Task objective:
Scan the entries for the string "hipMemcpyAsync" and give the number of lines that have it, nothing further.

Items listed in a dataset:

=-=-=-=-=

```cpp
constexpr struct {
  const char* name;
  int (*set)(av_engine*, int64_t);
} kOptionHandlers[] = {
    {"sweep_blocks", opt_sweep_blocks},
    {"tiles_per_wave", opt_tiles_per_wave},
    {"solo_barrier", opt_solo_barrier},
    {"count_lazy", opt_count_planes<&av_engine::count_lazy>},
    {"k_hi_virtual", opt_count_planes<&av_engine::k_hi_virtual>},
    {"responder", opt_responder},
    {"pref_uncached", opt_pref_uncached},
    {"fresh", [](av_engine* e, int64_t v) -> int {
       if (!v) e->facts.option_fresh_off();
       return AV_OK;
     }},
    {"warm_skip", [](av_engine* e, int64_t v) -> int {
       if (!v) e->facts.option_warm_skip_off();
       return AV_OK;
     }},
    {"peer_mask", [](av_engine* e, int64_t v) -> int {
       AV_CHECK(e->peer_world == 0, AV_ERR_INVALID_ARG, "peer_mask must be set before the exchange is set up");
       e->peer_mask = v != 0;
       return AV_OK;
     }},
    {"peer_fine", [](av_engine* e, int64_t v) -> int {
       AV_CHECK(!e->arrive, AV_ERR_INVALID_ARG, "peer_fine must be set before av_peer_handles");
       e->peer_fine = v != 0;
       return AV_OK;
     }},
    {"barrier_timeout_ms", [](av_engine* e, int64_t v) -> int {
       AV_TRY(opt_range("barrier_timeout_ms", v, 1, 3600000));
       e->barrier_timeout_ms = (uint32_t)v;
       e->barrier_ticks = 0;
       return AV_OK;
     }},
    {"dense_min", [](av_engine* e, int64_t v) -> int {
// ... 55 lines not shown
```

go-avalanche_amd/csrc/engine.h:

```cpp
#pragma once

#include <hip/hip_runtime.h>
#include <rccl/rccl.h>

#include <algorithm>
#include <cstdint>
#include <cstdlib>
#include <thread>
#include <utility>
#include <vector>

#pragma GCC visibility push(default)
#include "../../include/avhip.h"
#pragma GCC visibility pop
#include "engine_mem.h"
#include "kernels.h"
#include "round_plan.h"

namespace aveng {
int fail(int code, const char* fmt, ...) __attribute__((format(printf, 2, 3)));
inline int oom_or_hip(hipError_t he) { return he == hipErrorOutOfMemory ? AV_ERR_OOM : AV_ERR_HIP; }
}

#define AV_HIP(call)                                                                                           \
// ... 29 lines not shown
  avmem::Stream stream;
  int alive = 0;
};

struct av_engine {
  av_config cfg{};
  int64_t N = 0, M = 0, n0 = 0, n1 = 0, t0 = 0, t1 = 0;
  uint32_t NL = 0, BL = 0, L = 0, Lpad = 0;
  int k = 0;
  bool capped = false;
  avmem::Stream own_stream;
  hipStream_t stream = nullptr;
  avmem::DevBuf<uint32_t> planes;
  avmem::DevBuf<uint32_t> pref[3];
  uint32_t PS = 0;
  avk::RecordFacts facts;
  bool ref_rows = false;
  int64_t ref_node = -1;
  size_t rflag_off = 0;
  bool uni_rows = true;
  uint32_t uni_merge = 1;
  bool k_hi_virtual = true;
  size_t uni_off = 0;

  int cur = 0;
  static int nxt(int c) { return c == 2 ? 0 : c + 1; }
  static int prv(int c) { return c == 0 ? 2 : c - 1; }
  avmem::DevBuf<uint32_t> vstale;
  avmem::DevBuf<uint32_t> kpend;
  bool count_lazy = true;
  bool virtual_votes = true;
  uint32_t vv_min_bl = 16;
  avmem::DevBuf<uint32_t> valid;
  avmem::DevBuf<uint32_t> byz;
  avmem::DevBuf<uint64_t> log;
  avmem::DevBuf<uint32_t> log_count;
  avmem::DevBuf<uint64_t> dlog;
  uint32_t* dlog_count = nullptr;
  avmem::DevBuf<uint64_t> mlog;
  uint32_t* mlog_count = nullptr;
  uint32_t mlog_cap = 0;
  avmem::DevBuf<uint32_t> upd_count;
  uint32_t dlog_cap = 0;
  avmem::DevBuf<uint32_t> log_overflow;
  avmem::DevBuf<uint32_t> node_flags;
  uint32_t log_cap = 0;
// ... 181 lines not shown
```

go-avalanche_amd/csrc/engine_records.cpp:

```cpp
#include <cstring>

#include "engine.h"

using namespace aveng;

namespace {

int peer_local_write_check(const av_engine* e) {
  AV_CHECK(e->peer_world <= 1, AV_ERR_UNSUPPORTED,
           "record writes outside a round are not supported on a peer-push node-sharded engine");
  return AV_OK;
}

int sum_shards(av_engine* e, const unsigned long long* dev, int64_t* out) {
  std::vector<unsigned long long> c(avk::kLogShards);
  AV_HIP(hipMemcpyAsync(c.data(), dev, avk::kLogShards * 8, hipMemcpyDeviceToHost, e->stream));
  AV_HIP(hipStreamSynchronize(e->stream));
  unsigned long long t = 0;
  for (auto v : c) t += v;
  *out = (int64_t)t;
  return AV_OK;
}

}
// ... 205 lines not shown
    p.offs = offs;
    p.entries = ent;
    p.n_blocks = nb;
    AV_HIP(avk::launch_register_votes(p, e->stream));
  }
  AV_HIP(hipMemcpyAsync(hstat, dstat, (size_t)m, hipMemcpyDeviceToHost, e->stream));
  AV_HIP(hipStreamSynchronize(e->stream));
  parallel_chunks(n, 1 << 20, [&](int, int64_t a, int64_t b) {
    for (int64_t i = a; i < b; ++i) status_out[i] = hstat[i];
  });
  return AV_OK;
}

int av_read_records(av_engine* e, int64_t n0, int64_t n1, int64_t t0, int64_t t1, uint32_t* out) {
  AV_ENTER(e);
  AV_PEER_SYNC_CHECK(e);
  AV_CHECK(out && n0 >= e->n0 && n0 <= n1 && n1 <= e->n1 && t0 >= e->t0 && t0 <= t1 && t1 <= e->t1,
           AV_ERR_INVALID_ARG, "range outside this engine's shard");
  const size_t n = (size_t)(n1 - n0) * (size_t)(t1 - t0);
  if (!n) return AV_OK;
  avk::RoundParams p = round_params(e, nullptr);
  p.vv = e->facts.v_stale ? 1u : 0u;
  p.klazy = e->facts.k_pend ? 1u : 0u;
  void* buf = nullptr;
  AV_TRY(engine_scratch(e, n * 4, &buf));
  AV_HIP(avk::launch_read_records_virtual(p, (uint32_t)(n0 - e->n0), (uint32_t)(n1 - e->n0), (uint32_t)(t0 - e->t0),
                                          (uint32_t)(t1 - e->t0), static_cast<uint32_t*>(buf), e->stream));
  AV_HIP(hipMemcpyAsync(out, buf, n * 4, hipMemcpyDeviceToHost, e->stream));
  AV_HIP(hipStreamSynchronize(e->stream));
  AV_PEER_CHECK(e);
  return AV_OK;
}

int av_write_records(av_engine* e, int64_t n0, int64_t n1, int64_t t0, int64_t t1, const uint32_t* in) {
  if (e) e->facts.snapshot_written();
  AV_ENTER(e);
  AV_TRY(peer_local_write_check(e));
  AV_CHECK(in && n0 >= e->n0 && n0 <= n1 && n1 <= e->n1 && t0 >= e->t0 && t0 <= t1 && t1 <= e->t1,
           AV_ERR_INVALID_ARG, "range outside this engine's shard");
  AV_TRY(materialize_votes(e));
  const size_t n = (size_t)(n1 - n0) * (size_t)(t1 - t0);
  if (!n) return AV_OK;
  e->facts.write_records();
  avmem::DevBuf<uint32_t> s;
  AV_HIP(s.alloc(n));
  AV_HIP(hipMemcpyAsync(s, in, n * 4, hipMemcpyHostToDevice, e->stream));
// ... 250 lines not shown
```

go-avalanche_amd/csrc/kernels.h:

```cpp
#pragma once

#include <hip/hip_runtime.h>
#include <stdint.h>

#include <type_traits>

namespace avk {

constexpr int kPlanes = 25;
constexpr int kPV = 0, kPC = 8, kPA = 16, kPK = 17;
constexpr uint32_t kLogShards = 1024;
constexpr uint32_t kCtrStride = 32;
constexpr uint32_t kMaxPoll = 4096;
constexpr int kMaxK = 16;
constexpr int kMaxPeers = 15;

__host__ __device__ constexpr size_t replay_groups(int k) { return (size_t)((k + 1) / 2); }
__host__ __device__ inline size_t replay_words(uint32_t Lpad, int k) { return replay_groups(k) * 4u * Lpad; }
__host__ __device__ inline size_t replay_idx(uint32_t g, int k, int j, int c) {
  return (((size_t)(g >> 6) * replay_groups(k) + (size_t)(j >> 1)) * 64u + (g & 63u)) * 4u + (size_t)((j & 1) * 2 + c);
}

__host__ __device__ constexpr uint32_t pref_stride(uint32_t BL) {
  return BL > 32u ? (BL + 31u) / 32u * 32u : (BL <= 1u ? 1u : 1u << (32 - __builtin_clz(BL - 1u)));
// ... 119 lines not shown
  uint32_t uni_post;

  uint32_t fresh;
  uint32_t tn;
  uint32_t hivirt;
  uint32_t tpw;
  uint32_t settled_fast;
  uint32_t lean;
  uint32_t bl_log2;
  uint32_t nopipe;
  uint32_t pub_mode;
  uint32_t* readd;
  uint32_t* died_out;
  const uint32_t* nopoll;
  uint32_t dense_min;
  uint32_t uni_votes;
  uint32_t quiet_tiles;
  uint32_t* nq_out;
  const uint32_t* nq_in;
  uint32_t* nq_rounds;
  uint32_t nq_group;
  uint32_t nq_front;
  uint32_t wave_dense;
};

template <int MAXK, int K = 1, typename F>
hipError_t dispatch_k(int k, F&& f) {
  if constexpr (K <= MAXK) {
    return k == K ? f(std::integral_constant<int, K>{}) : dispatch_k<MAXK, K + 1>(k, f);
  } else {
    return hipErrorInvalidValue;
  }
}

struct InitParams {
  uint32_t* planes;
  uint32_t* pref;
  const uint32_t* byz;
  uint64_t seed;
  uint32_t n_nodes, n0, NL, BL, PS, L, Lpad, t0, n_targets, round;
  int32_t mode;
  uint32_t param;
  uint32_t pub_mode;
};
hipError_t launch_init(const InitParams& p, hipStream_t s);
hipError_t launch_byz(uint32_t* byz, uint32_t n_nodes, uint64_t seed, uint32_t threshold, hipStream_t s);
hipError_t launch_read_records(const uint32_t* planes, uint32_t BL, uint32_t nl0, uint32_t nl1,
                               uint32_t tl0, uint32_t tl1, uint32_t* out, hipStream_t s);
hipError_t launch_read_records_virtual(const RoundParams& p, uint32_t nl0, uint32_t nl1, uint32_t tl0, uint32_t tl1,
                                       uint32_t* out, hipStream_t s);
hipError_t launch_write_records(uint32_t* planes, uint32_t BL, uint32_t nl0, uint32_t nl1, uint32_t tl0,
                                uint32_t tl1, const uint32_t* in, hipStream_t s);
hipError_t launch_refresh_pref(uint32_t pub_mode, const uint32_t* planes, uint32_t* pref, const uint32_t* byz,
                               uint32_t n0, uint32_t NL, uint32_t BL, uint32_t PS, uint32_t round, hipStream_t s);
hipError_t launch_sample_peers(uint64_t seed, uint32_t n_nodes, uint32_t a, uint32_t b, uint32_t round,
                               int k, int mode, uint32_t* out, hipStream_t s);
hipError_t launch_gen_replay(uint64_t seed, uint32_t n0, uint32_t NL, uint32_t BL, uint32_t L, uint32_t Lpad,
                             uint32_t t0, uint32_t n_targets, uint32_t round, int k, uint32_t* out,
                             hipStream_t s);
hipError_t launch_count_live(const uint32_t* planes, const uint32_t* valid, const uint32_t* byz, uint32_t n0,
                             uint32_t BL, uint32_t L, int honest_only, unsigned long long* out, hipStream_t s);
uint64_t poll_sets_scratch_words(uint32_t n);
hipError_t launch_poll_sets_batch(const uint32_t* planes, const uint32_t* valid, uint32_t BL, uint32_t nl0,
                                  uint32_t n, uint32_t t0, uint64_t cap, uint64_t* scratch, int64_t* offs_out,
                                  int32_t* targets_out, hipStream_t s);

hipError_t launch_round(const RoundParams& p, int k, bool replay, bool capped, hipStream_t s);
hipError_t launch_readd(const RoundParams& p, hipStream_t s);
// ... 115 lines not shown
```

go-avalanche_amd/csrc/kernels.hip:

```cpp
#include <hip/hip_runtime.h>

#include <algorithm>

#include "dev_scan.h"
#include "kernels.h"
#include "round_common.h"

namespace avk {

namespace {
__device__ __forceinline__ uint32_t init_accept_block(uint64_t seed, int mode, uint32_t param, uint32_t node,
                                                      uint32_t tb ) {
  uint32_t a = 0;
  if (mode == 2) return ~0u;
  if (mode == 3) {
#pragma unroll
    for (int q = 0; q < 8; ++q) {
      uint32_t x[4];
      philox(x, seed, node, (tb >> 2) + q, 0u, kDomInit);
#pragma unroll
      for (int i = 0; i < 4; ++i) a |= (x[i] < param ? 1u : 0u) << (q * 4 + i);
    }
  } else if (mode == 4) {
#pragma unroll
// ... 8 lines not shown
      }
    }
  }
  return a;
}

__device__ __forceinline__ uint32_t target_mask(uint32_t tb, uint32_t n_targets) {
  if (tb >= n_targets) return 0u;
  const uint32_t r = n_targets - tb;
  return r >= 32u ? ~0u : ((1u << r) - 1u);
}

__global__ void k_init_planes(const InitParams p) {
  const uint32_t g = blockIdx.x * blockDim.x + threadIdx.x;
  if (g >= p.L) return;
  const uint32_t nl = g / p.BL, b = g - nl * p.BL;
  const uint32_t tb = p.t0 + 32u * b;
  const uint32_t live = p.mode == 0 ? 0u : target_mask(tb, p.n_targets);
  const uint32_t acc = init_accept_block(p.seed, p.mode, p.param, p.n0 + nl, tb) & live;
  St s;
#pragma unroll
  for (int i = 0; i < 8; ++i) {
    s.V[i] = 0u;
    s.C[i] = ~live;
    s.K[i] = 0u;
  }
  s.K[7] = ~live;
  s.A = acc;
  store_state(p.planes, g, s);
}

__global__ void k_init_pref(const InitParams p) {
  const size_t i = (size_t)blockIdx.x * blockDim.x + threadIdx.x;
  if (i >= (size_t)p.n_nodes * p.BL) return;
  const uint32_t node = (uint32_t)(i / p.BL), b = (uint32_t)(i - (size_t)node * p.BL);
  const size_t o = (size_t)node * p.PS + b;
  const uint32_t tb = p.t0 + 32u * b;
  uint32_t v;
  if (is_byz(p.byz, node))
    v = byz_pattern(p.round);
  else
    v = p.mode == 0 ? (p.pub_mode == 2u ? target_mask(tb, p.n_targets) : 0u)
                    : (init_accept_block(p.seed, p.mode, p.param, node, tb) & target_mask(tb, p.n_targets));
  p.pref[o] = v;
}
}

hipError_t launch_init(const InitParams& p, hipStream_t s) {
  if (p.L) hipLaunchKernelGGL(k_init_planes, dim3((p.L + 255) / 256), dim3(256), 0, s, p);
  const size_t rows = (size_t)p.n_nodes * p.BL;
  if (rows) hipLaunchKernelGGL(k_init_pref, dim3((unsigned)((rows + 255) / 256)), dim3(256), 0, s, p);
  return hipGetLastError();
}

namespace {
__global__ void k_byz(uint32_t* byz, uint32_t n_nodes, uint64_t seed, uint32_t threshold) {
  const uint32_t wi = blockIdx.x * blockDim.x + threadIdx.x;
  if (wi >= (n_nodes + 31u) / 32u) return;
  uint32_t bits = 0;
  for (uint32_t i = 0; i < 32u; ++i) {
    const uint32_t node = wi * 32u + i;
    if (node >= n_nodes) break;
    uint32_t x[4];
    philox(x, seed, node, 0u, 0u, kDomByz);
    bits |= (x[0] < threshold ? 1u : 0u) << i;
  }
  byz[wi] = bits;
}
}

hipError_t launch_byz(uint32_t* byz, uint32_t n_nodes, uint64_t seed, uint32_t threshold, hipStream_t s) {
  const uint32_t words = (n_nodes + 31u) / 32u;
  hipLaunchKernelGGL(k_byz, dim3((words + 255) / 256), dim3(256), 0, s, byz, n_nodes, seed, threshold);
  return hipGetLastError();
}

namespace {
__global__ void k_read_records(const uint32_t* planes, uint32_t BL, uint32_t nl0, uint32_t nl1, uint32_t tl0,
                               uint32_t tl1, uint32_t* out) {
  const uint32_t W = tl1 - tl0;
  const size_t i = (size_t)blockIdx.x * blockDim.x + threadIdx.x;
  if (i >= (size_t)(nl1 - nl0) * W) return;
  const uint32_t nl = nl0 + (uint32_t)(i / W), tl = tl0 + (uint32_t)(i % W);
  const uint32_t g = nl * BL + (tl >> 5), bit = tl & 31u;
  const uint32_t a = (*pw(planes, g, kPA) >> bit) & 1u;
  if ((*pw(planes, g, kPK + 7) >> bit) & 1u) {
    out[i] = 0xFFFE0000u | (a << 16);
    return;
  }
  uint32_t v = 0, c = 0, k = 0;
#pragma unroll
  for (int q = 0; q < 8; ++q) {
    v |= ((*pw(planes, g, kPV + q) >> bit) & 1u) << q;
// ... 8 lines not shown
hipError_t launch_read_records(const uint32_t* planes, uint32_t BL, uint32_t nl0, uint32_t nl1, uint32_t tl0,
                               uint32_t tl1, uint32_t* out, hipStream_t s) {
  const size_t n = (size_t)(nl1 - nl0) * (tl1 - tl0);
  if (!n) return hipSuccess;
  hipLaunchKernelGGL(k_read_records, dim3((unsigned)((n + 255) / 256)), dim3(256), 0, s, planes, BL, nl0, nl1, tl0,
                     tl1, out);
  return hipGetLastError();
}

namespace {
__global__ __launch_bounds__(256) void k_read_records_v(const RoundParams p, uint32_t nl0, uint32_t nl1, uint32_t tl0,
                                                        uint32_t tl1, uint32_t* out) {
  const uint32_t b0 = tl0 >> 5, NB = ((tl1 + 31u) >> 5) - b0, W = tl1 - tl0;
  const uint32_t i = blockIdx.x * blockDim.x + threadIdx.x;
  if (i >= (nl1 - nl0) * NB) return;
  const uint32_t nl = nl0 + i / NB, b = b0 + i % NB;
  const uint32_t g = nl * p.BL + b, tile = g >> 6;
  St s;
  load_state(p.planes, g, s);
  const uint32_t raw = p.vv ? p.vstale[tile] : 0u, st = raw & kVMask;
  if (raw & kCAll) {
#pragma unroll
    for (int q = 0; q < 8; ++q) s.C[q] = ~0u;
  }
  if (st == kVStale) {
    uint32_t pp[8];
    sample_peers<8>(p.seed, p.n0 + nl, p.round - 1u, p.n_nodes, p.peer_mode, pp);
#pragma unroll
    for (int q = 0; q < 8; ++q) s.V[q] = p.pref_prev[pp[7 - q] * p.PS + b];
  } else if (st == kVUniform) {
#pragma unroll
    for (int q = 0; q < 8; ++q) s.V[q] = s.A;
  }
  if (p.klazy) {
    const uint32_t kw = p.kpend[tile];
    if (kw & kHiVirt) {
      s.K[4] = s.K[5] = s.K[6] = 0u;
      s.K[7] = ~real_mask(p.tn, b);
    }
    const uint32_t pend = kw & 0xFFu;
    if (pend) {
      const uint32_t P0 = ~s.K[7] & p.valid[b];
      uint32_t cy = 0u;
#pragma unroll
      for (int q = 0; q < 4; ++q) {
        const uint32_t bi = ((pend >> q) & 1u) ? P0 : 0u;
// ... 273 lines not shown
```

go-avalanche_amd/csrc/round_plan.h:

```cpp
#pragma once

#include <algorithm>
#include <cstdint>

namespace avk {

enum class RoundKernel : int {
  Sweep,
  Node,
  FirstGen,
};
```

=-=-=-=-=

Completed exercise:
4